Another disadvantage of small-scale mills in Nigeria is their lower yield of CPO per t FFB. Schmidt and Rosa (2020) reported that higher yields of CPO per t FFB and share of biogas capture in POME treatment facilities benefit RSPO certified production. For the large-scale mills, improved biogas capture technology will lead to decreased CH4 emissions. Small-scale mills have a lower yield of CPO per t FFB than large-scale mills due to the processing method. FFB yield is an outcome of inputs in oil palm plantation, while CPO is associated with FFB processing at the mill. A lower FFB yield negatively affects the share of palm oil products from these mills in the market, and more hectares of land are needed per t FFB. Conversion of regional rain forests to oil palm plantations will substantially affect biodiversity, food security, climate change, land degradation, and livelihoods. Additionally, lower CPO yield fails to cover the demand–supply gap in Nigeria’s palm oil market, which leads to palm oil imports from Malaysia and Indonesia. Palm oil production on peatlands in Indonesia and Malaysia causes a massive, unsustainable land-use change (Dohong et al., 2018; Hashim et al., 2018), thus contributing considerably to GWP.

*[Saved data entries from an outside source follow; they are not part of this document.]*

@@ -418,46 +509,38 @@
       const float* bp = p.bias + f_mod(n0 + c, p.bias_mod, p.bias_mask);
       bx = __ldg(bp); by = __ldg(bp + 1);
     }
-    float sx = 0.f, sy = 0.f, qx = 0.f, qy = 0.f;
 #pragma unroll
     for (int h = 0; h < 2; ++h) {
-      float x = acc[4 * j + 2 * h] + bx, y = acc[4 * j + 2 * h + 1] + by;
-      if (valid[h]) {
+      const float x = acc[4 * j + 2 * h] + bx, y = acc[4 * j + 2 * h + 1] + by;
+      if (valid[h])
         f_store2(p, x, y, obase[h] + 8 * j, n0 + c, atomic, o2base[h] + 8 * j, o2mirror[h] >= 0 ? o2mirror[h] + 8 * j : -1);
-        x = round_as_stored(x, p.out_dtype);
-        y = round_as_stored(y, p.out_dtype);
-        sx += x; sy += y; qx += x * x; qy += y * y;
-      }
-    }
-    if (p.stats != nullptr) {
-#pragma unroll
-      for (int o = 4; o < 32; o <<= 1) {
-        sx += __shfl_xor_sync(0xffffffffu, sx, o);
-        sy += __shfl_xor_sync(0xffffffffu, sy, o);
-        qx += __shfl_xor_sync(0xffffffffu, qx, o);
-        qy += __shfl_xor_sync(0xffffffffu, qy, o);
-      }
-      if (lane < 4) {
-        atomicAdd(colstat + c, sx);
-        atomicAdd(colstat + c + 1, sy);
-        atomicAdd(colstat + 256 + c, qx);
-        atomicAdd(colstat + 256 + c + 1, qy);
-      }
-    }
-  }
-}
-
-template <bool F16>
-__device__ __forceinline__ uint32_t pack2_t(float x, float y) {
-  if constexpr (F16) return pack_half2_sat(x, y);
-  __nv_bfloat162 h = __floats2bfloat162_rn(x, y);
-  return *reinterpret_cast<uint32_t*>(&h);
-}
-
-template <int TN, bool F16, int MODE>
+    }
+  }
+}
+
+template <int TN, bool F16>
+__device__ __forceinline__ void f_stats_from_out(const FTcParams& p, const FTile& t, int n0, int ctid,
+                                                 float (&own)[StatRegs<TN>::N]) {
+  const int lane = ctid & 31, cw = ctid >> 5;
+  const uint32_t* row[2];
+  bool live[2];
+#pragma unroll
+  for (int h = 0; h < 2; ++h) {
+    int b, m;
+    live[h] = f_row(p, t, cw * 16 + (lane >> 2) + 8 * h, b, m);
+    row[h] = reinterpret_cast<const uint32_t*>(reinterpret_cast<const uint16_t*>(p.out) +
+        ((int64_t)b * (p.out_rows + 2 * p.out_halo) + (m + p.out_halo)) * p.out_ld + n0 - p.n_lo + p.out_col0 +
+        2 * (lane & 3));
+  }
+#pragma unroll
+  for (int q = 0; q < TN / 64; ++q)
+    stat_words<TN, F16>(live, [&](int jj, int h) { return row[h][32 * q + 4 * jj]; }, own, q, lane);
+}
+
+template <int TN, bool F16, int MODE, bool STATS>
 __device__ __forceinline__ void f_epilogue_tma_body(const FTcParams& p, const float (&acc)[TN / 2], const FTile& t,
                                                     int n0, int ctid, uint32_t buf, const CUtensorMap* tmO,
-                                                    const CUtensorMap* tmO2) {
+                                                    const CUtensorMap* tmO2, float (&own)[StatRegs<TN>::N]) {
   constexpr bool two = MODE == 2;
   constexpr bool act_in_place = MODE == 1;
   const int lane = ctid & 31, cw = ctid >> 5;
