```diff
diff --git a/cutie_amd/ops.py b/cutie_amd/ops.py
--- a/cutie_amd/ops.py
+++ b/cutie_amd/ops.py
@@ -54,10 +54,18 @@
             126: (128, 128, 64), 127: (64, 128, 64), 129: (96, 64, 64), 130: (32, 64, 64), 131: (64, 128, 64),
             132: (64, 64, 64), 133: (96, 128, 64), 134: (320, 64, 64),
             140: (64, 64, 64), 141: (96, 64, 64), 142: (96, 64, 64), 143: (32, 64, 64), 144: (128, 64, 64),
-            145: (96, 64, 64), 146: (128, 64, 64), 147: (32, 64, 64)}
+            145: (96, 64, 64), 146: (128, 64, 64), 147: (32, 64, 64),
+            150: (96, 64, 64), 151: (32, 64, 64), 152: (128, 64, 64)}
 PC_HALO = {120: (8, 8), 121: (4, 16), 122: (8, 16), 123: (8, 16), 124: (8, 8), 125: (4, 8), 126: (8, 16), 127: (4, 16),
            129: (10, 9), 130: (5, 6), 131: (6, 9), 132: (6, 9), 133: (10, 9), 134: (20, 16),
-           145: (10, 9), 146: (8, 16), 147: (5, 6)}
+           145: (10, 9), 146: (8, 16), 147: (5, 6),
+           150: (10, 9), 151: (5, 6), 152: (8, 16)}
+PC_WREG = {150: 129, 151: 130, 152: 122}
+WREG_TILES = os.environ.get('CUTIE_AMD_WREG_TILES', '1') not in ('', '0')
+
+
+def wreg_resolve(tile):
+    return tile if WREG_TILES else PC_WREG.get(tile, tile)
 
 ALL_TILES = {**TILES, **DMA_TILES, **PC_TILES}
 
@@ -137,7 +145,7 @@
     if dma_tiles_enabled() and geom is not None:
         for t, (bm, bn, bk) in PC_TILES.items():
             if pc_tile_ok(t, cin=cin, kh=geom['kh'], stride=geom.get('stride', 1), pad=geom.get('pad'), c2=geom.get('c2', 0)) \
-                    and not (bn == 128 and cout <= 64) and not (bm > 64 and bm > max(M, 64)) and not (bm == 256 and M < 16384):
+                    and (WREG_TILES or t not in PC_WREG) and not (bn == 128 and cout <= 64) and not (bm > 64 and bm > max(M, 64)) and not (bm == 256 and M < 16384):
                 out.append(t)
     return out
 
@@ -338,7 +346,11 @@
                 n2 = min(nxt2[1], WEIGHT_PREFETCH, budget - n1) if (nxt2 is not None and not nxt[2]) else 0
                 if n2 > 0:
                     arr['p'][n, 10], arr['i'][n, 23] = nxt2[0], n2
-            nxt, nxt2 = (int(arr['p'][n, 2]), self.wbytes[n], pc), nxt
+            if int(i[17]) in PC_WREG:
+                frag_bytes = -(-int(i[9]) // 128) * 128 * 9 * (int(i[3]) + int(i[4])) * 2
+                nxt, nxt2 = (int(arr['p'][n, 2]) + self.wbytes[n], frag_bytes, pc), nxt
+            else:
+                nxt, nxt2 = (int(arr['p'][n, 2]), self.wbytes[n], pc), nxt
 
     def patch_ints(self, op, start, values):
         values = [int(v) for v in values]
@@ -398,6 +410,8 @@
         side = gap_acc is not None or zero is not None
         if tile is None:
             tile = static_tile(M, w.cout, C1 + C2, w.kh, C2, res is not None, side)
+        if tile in PC_WREG:
+            assert w.kh == 3 and w.kw == 3 and w.cin_padded % 64 == 0 and stride == 1 and pad == 1, 'weights-in-registers tiles need the fragment-ordered weight copy'
         if side:
             assert (tile in DMA_TILES or tile in PC_TILES) and not out_f32 and w.cout % 8 == 0 and ldy % 8 == 0, 'GAP accumulation needs an LDS-DMA conv (see conv_side_jobs_ok)'
         part = splitk_scratch(w.weight.device, self.scratch_owner)
```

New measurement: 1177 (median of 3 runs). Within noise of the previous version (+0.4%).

It is worth noting that quartered EFB needs to be stored and dried in small-scale mills due to low production capacity. The scalability of this system may come with disproportionate costs to the processors. It is thus vital to compare the environmental impacts of EFB as either fuel or manure. Circular economy application in the palm oil industry should not focus on finding a use for every by-product or residue; it is more meaningful to eliminate/reduce the environmental effects of the products and identify the opportunity to close energy and resource loop where technically feasible and economically profitable. This is only possible through redefining and optimising the production processes and related technology. For example, integrating less water consumption, reuse/recycle of EFB and POME processes as demonstrated in the scenarios.

Table 6 presents previous studies on life cycle assessments of FFB processing. Stichnothe and Schuchardt (2011) considered returning compost to oil palm plantations to replace fertiliser. While this study considers technologies of palm oil mills and the fate of POME and EFB, Stichnothe and Schuchardt (2011) and Nasution et al. (2018) included oil palm plantation and composting, respectively.

Table 6 Comparison with previous studies in the oil palm industries
Full size table

5 Conclusion

This study uniquely compares technologies applied by different palm oil mills in Nigeria and their environmental impacts, including stratospheric depletion, photochemical ozone formation, human toxicity, ecotoxicity, fine particulate matter formation, and terrestrial acidification, marine eutrophication, and GHG emission on global warming. The results indicate that large-scale mills perform worse on global warming but better in other investigated impact categories than small-scale mills, including human toxicity, ecotoxicity, and fine particulate matter formation. It is evident from the assessments that biomass utilisation and POME generation are the critical hotspots of environmental impacts in palm oil processing. In large-scale mills, composting EFB with raw POME and biogas generation from POME could decrease their contribution to global warming by 75% and 66%, respectively. Substituting diesel and avoiding biomass open-incineration could reduce the global warming impact of small-scale mills by 44%. The positive effects and associated changes in technologies and mill operation require concerted efforts by regulation to improve industrial stakeholders’ management practices. Any efforts to reduce water consumption and waste disposal will lead to less environmental pollution and less footprint of the palm oil industry. Notably, this work provides insight into the need for re-designing and upgrading technology at the level of small-scale mills. It should consider integrating “circular economy aspects” like recycling and reusing by-products to reduce environmental impacts and increase sustainability. More work is needed to explore, for example, the effects of low CPO yield on GHG emissions along the West Africa palm oil belt to develop adaptive climate change mitigation measures and sustainable transformation of the palm oil industry for a greener economy.